MOOC Roundup Reviews

I’ve done a lot of MOOCs in the last few weeks.  The vast majority of them rate “Meh” on the scale from “Ack!” to “HOLYCANIBITZ!”  At the two extremes, I feel like I should say a bit more about them, but here are a bunch of the Meh courses that are so forgettable that I don’t have much to comment on.

Course Title: English: Skills for Learning
Provider: The Open University via OpenLearn
Price: Free
Level: Introductory
Effort: Self-paced, 24 hours, estimated 8 weeks
Prerequisites: None
Completion awards: Statement of Participation, Open Badge

About the course:
This was a fair mix of instruction and practical exercises.  The information in this course is a very small subset of the information in The Good Study Guide, which I’ve previously mentioned.  The actual time on the course for me (taking the practical exercises very seriously) was about 6 hours.  If I didn’t have the Good Study Guide, it may have been a nice reference before beginning higher education.

 

Course title: Information Security
Provider: The Open University via OpenLearn
Price: Free
Level: Advanced
Effort: Self-paced, 10 hours
Prerequisites: None
Completion awards: Statement of Participation

About the course:
This course is listed as an advanced course, but I can’t for the life of me figure out how.
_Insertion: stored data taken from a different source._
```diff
diff --git a/boss.jl_amd/csrc/prune_kernels.hpp b/boss.jl_amd/csrc/prune_kernels.hpp
--- a/boss.jl_amd/csrc/prune_kernels.hpp
+++ b/boss.jl_amd/csrc/prune_kernels.hpp
@@ -17,63 +17,123 @@
 #pragma unroll
     for (int off = NC; off < 64; off <<= 1) v[0] += __shfl_xor(v[0], off);
 }
-constexpr int PRUNE_AVEC_THREADS = 1024;
+constexpr int PRUNE_AVEC_THREADS = 512;
+constexpr int PRUNE_AVEC_PA = 16;
+constexpr int PRUNE_AVEC_BCOLS = 32;
+constexpr size_t PRUNE_Y_SLAB = (size_t)PRED_RB * PRED_RB;
+template <class G>
+struct PruneYLds {
+    static constexpr int LDR = G::BN + 16;
+    static constexpr int BYTES = PRED_RB * LDR * 8;
+};
+
+template <class G>
+__device__ __forceinline__ void prune_y_body(const double* __restrict__ A, int ld, const double* __restrict__ Dinv2,
+                                             double* __restrict__ Y, int i, int c0, double* __restrict__ Rs) {
+    constexpr int RB = G::BM, TM = G::TM, TN = G::TN, LDR = PruneYLds<G>::LDR;
+    static_assert(RB == PRED_RB && G::BN == 32 && TN == 2 && TM % 2 == 0 && G::WC == 1 && G::NTHREADS <= PRUNE_AVEC_THREADS,
+                  "256-row blocks, 32 columns per workgroup");
+    const int tid = threadIdx.x, lane = tid & 63;
+    const int wave = __builtin_amdgcn_readfirstlane(tid >> 6);
+    const double* D = Dinv2 + (size_t)i * RB * RB + (size_t)c0 * RB;
+#pragma unroll 8
+    for (int t = 0; t < RB * 32 / PRUNE_AVEC_THREADS; ++t) {
+        const int idx = tid + PRUNE_AVEC_THREADS * t, k = idx % RB, q = idx / RB;
+        const double dv = D[idx];
+        Rs[k * LDR + q] = k >= c0 + q ? dv : 0.0;
+    }
+    __syncthreads();
+    if (wave >= G::NWAVES) return;
+    v4d acc[TM][TN];
+#pragma unroll
+    for (int m = 0; m < TM; ++m)
+#pragma unroll
+        for (int n = 0; n < TN; ++n) acc[m][n] = v4d{0.0, 0.0, 0.0, 0.0};
+    G::run_Blds(A + (size_t)(i + 1) * RB + (size_t)(i * RB + c0) * ld, ld, Rs + c0 * LDR, LDR, RB - c0, acc);
+    double* Yb = Y + (size_t)i * PRUNE_Y_SLAB;
+#pragma unroll
+    for (int m = 0; m < TM; m += 2) {
+        const int row = G::row_of(wave, m, lane);
+#pragma unroll
+        for (int n = 0; n < TN; ++n)
+#pragma unroll
+            for (int u = 0; u < 4; ++u)
+                *reinterpret_cast<v2d*>(Yb + row + (size_t)(c0 + G::col_of(0, n, u, lane)) * RB) = v2d{acc[m][n][u], acc[m + 1][n][u]};
+    }
+}
+
+template <class G, bool YB>
 __global__ __launch_bounds__(PRUNE_AVEC_THREADS) void prune_avec_step_kernel(const double* __restrict__ A, int ld, int Np, int N,
-                                                                             const double* __restrict__ Dinv2, int ib, int first,
-                                                                             double* __restrict__ r, double* __restrict__ a) {
-    __shared__ double rv[PRED_RB], av[PRED_RB];
+                                                                             const double* __restrict__ Dinv2, double* Y, int nb,
+                                                                             int ib, double* r, double* a) {
     const int tid = threadIdx.x, lane = tid & 63;
     const int wave = __builtin_amdgcn_readfirstlane(tid >> 6);
     const int i0 = ib * PRED_RB;
-    if (tid < PRED_RB) {
-        const int i = i0 + tid;
-        rv[tid] = first ? (i < N ? A[(size_t)i * ld + Np] : 0.0) : r[i];
-    }
-    __syncthreads();
-    const double* D = Dinv2 + (size_t)ib * PRED_RB * PRED_RB;
-    double r4[4];
-#pragma unroll
-    for (int q = 0; q < 4; ++q) r4[q] = rv[lane + 64 * q];
-    {
-        double sums[16];
-#pragma unroll
-        for (int j = 0; j < 16; ++j) {
-            const int c = 16 * j + wave;
-            const double* col = D + (size_t)c * PRED_RB;
+    const bool has_next = ib <= nb - 2;
+    if ((int)blockIdx.x < PRUNE_AVEC_PA) {
+        const bool from_z = ib >= nb - 2;
+        double r4[4], n4[4];
+#pragma unroll
+        for (int q = 0; q < 4; ++q) {
+            const int row = i0 + lane + 64 * q;
+            r4[q] = from_z ? (row < N ? A[(size_t)row * ld + Np] : 0.0) : r[row];
+            n4[q] = has_next ? a[row + PRED_RB] : 0.0;
+        }
+        const int c0 = 16 * (int)blockIdx.x + 2 * wave;
+        const double* D = Dinv2 + (size_t)ib * PRED_RB * PRED_RB + (size_t)c0 * PRED_RB;
+        const double* Yc = Y + (size_t)ib * PRUNE_Y_SLAB + (size_t)c0 * PRED_RB;
+        double dv[2][4], yv[2][4];
+#pragma unroll
+        for (int j = 0; j < 2; ++j)
+#pragma unroll
+            for (int q = 0; q < 4; ++q) {
+                dv[j][q] = D[j * PRED_RB + lane + 64 * q];
+                yv[j][q] = has_next ? Yc[j * PRED_RB + lane + 64 * q] : 0.0;
+            }
+        double sums[2];
+#pragma unroll
+        for (int j = 0; j < 2; ++j) {
             double sacc = 0.0;
 #pragma unroll
-            for (int q = 0; q < 4; ++q) {
-                if (q >= j / 4) {
-                    const int row = lane + 64 * q;
-                    const double dv = col[row];
-                    sacc = __builtin_fma(row >= c ? dv : 0.0, r4[q], sacc);
-                }
-            }
+            for (int q = 0; q < 4; ++q) sacc = __builtin_fma(lane + 64 * q >= c0 + j ? dv[j][q] : 0.0, r4[q], sacc);
+#pragma unroll
+            for (int q = 0; q < 4; ++q) sacc = __builtin_fma(-yv[j][q], n4[q], sacc);
             sums[j] = sacc;
         }
-        prune_wave_sums<16>(sums, lane);
-        if (lane < 16) av[16 * lane + wave] = sums[0];
-    }
-    __syncthreads();
-    if (blockIdx.x == 0 && tid < PRED_RB) a[i0 + tid] = av[tid];
-    if (ib == 0) return;
-    double a4[4];
-#pragma unroll
-    for (int q = 0; q < 4; ++q) a4[q] = av[lane + 64 * q];
-    double sums[8];
-    const int cg0 = blockIdx.x * 128 + wave * 8;
-#pragma unroll
-    for (int j = 0; j < 8; ++j) {
-        const double* col = A + (size_t)(cg0 + j) * ld + i0;
+        prune_wave_sums<2>(sums, lane);
+        if (lane < 2) {
+            const int row = i0 + c0 + lane;
+            a[row] = row < N ? sums[0] : 0.0;
+        }
+        return;
+    }
+    const int n = (int)blockIdx.x - PRUNE_AVEC_PA;
+    if (YB) {
+        extern __shared__ double lds[];
+        prune_y_body<G>(A, ld, Dinv2, Y, n >> 3, 32 * (n & 7), lds);
+        return;
+    }
+    const int s0 = i0 + PRED_RB;
+    const int cg0 = n * PRUNE_AVEC_BCOLS + wave * 4;
+    double a4[4], lv[4][4];
+#pragma unroll
+    for (int q = 0; q < 4; ++q) a4[q] = a[s0 + lane + 64 * q];
+#pragma unroll
+    for (int j = 0; j < 4; ++j)
+#pragma unroll
+        for (int q = 0; q < 4; ++q) lv[j][q] = A[(size_t)(cg0 + j) * ld + s0 + lane + 64 * q];
+    double sums[4];
+#pragma unroll
+    for (int j = 0; j < 4; ++j) {
         double sacc = 0.0;
 #pragma unroll
-        for (int q = 0; q < 4; ++q) sacc = __builtin_fma(col[lane + 64 * q], a4[q], sacc);
+        for (int q = 0; q < 4; ++q) sacc = __builtin_fma(lv[j][q], a4[q], sacc);
         sums[j] = sacc;
     }
-    prune_wave_sums<8>(sums, lane);
-    if (lane < 8) {
+    prune_wave_sums<4>(sums, lane);
+    if (lane < 4) {
         const int cg = cg0 + lane;
-        const double base = first ? (cg < N ? A[(size_t)cg * ld + Np] : 0.0) : r[cg];
+        const double base = ib == nb - 2 ? (cg < N ? A[(size_t)cg * ld + Np] : 0.0) : r[cg];
         r[cg] = base - sums[0];
     }
 }
```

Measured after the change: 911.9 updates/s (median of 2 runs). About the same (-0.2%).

Really, this could have been a much shorter MOOC than its realistic 90 minutes (most of which was spent choosing and listening to a podcast): CIA stands for Confidentiality, Integrity, and Accessibility, and listen to information security podcasts.  Job done.

 

Course Title: Good Brain, Bad Brain: Basics
Provider: University of Birmingham via FutureLearn
Price: Free
Level: Introductory
Effort: 9 hours over 3 weeks, commencing on set date
Prerequisites: None
Completion awards: Certificate of Achievement + Transcript (£59 + shipping) for completing 90% of course content, attempting all tests, with score of 70%, or Statement of Participation (£39 + shipping) for completing 50% of course content and attempting all tests

About the course:
Well, as the title of the course implies, this is very basic.  But it’s also very good.  It’s a concise and informative description of many of the functions and attributes of the brain.  And while very interesting, I don’t think my heart would be in it to complete the three-part series this course is a part of.  Also, I don’t think I could take it listening to those pronunciations and reading those spelling choices again.  It felt like every scientific word was deliberately pronounced wrong and spelled the least usual way.

 

Course Title: Introduction to Cyber Security
Provider: The Open University via FutureLearn
Price: Free
Level: Introductory
Effort: 24 hours over 8 weeks, commencing on set date
Prerequisites: None
Completion awards: Statement of Participation (£34 + shipping) for completing 50% of course content and attempting all tests

About the course:
This seems like it would be a good course for someone to start considering cyber-security. As these concepts are a part of my job, none of the information in it was new, and I completed the 8 week course in about three days, so maybe 10 hours or so. I like that this course doesn’t shy away from technical descriptions of digital encryption techniques, though it doesn’t describe any actual computational mechanism for any of the concepts. As it was most definitely not directed at me, I can only say that it seems good, and has all the points and more of the things I’d want to teach someone for a primer on the subject.

It needs to re-think its active learning portions, though.  Though this is an introductory course and is limited to digital information rather than general information, it’s far more useful to all learners than the “advanced” course on OpenLearn above.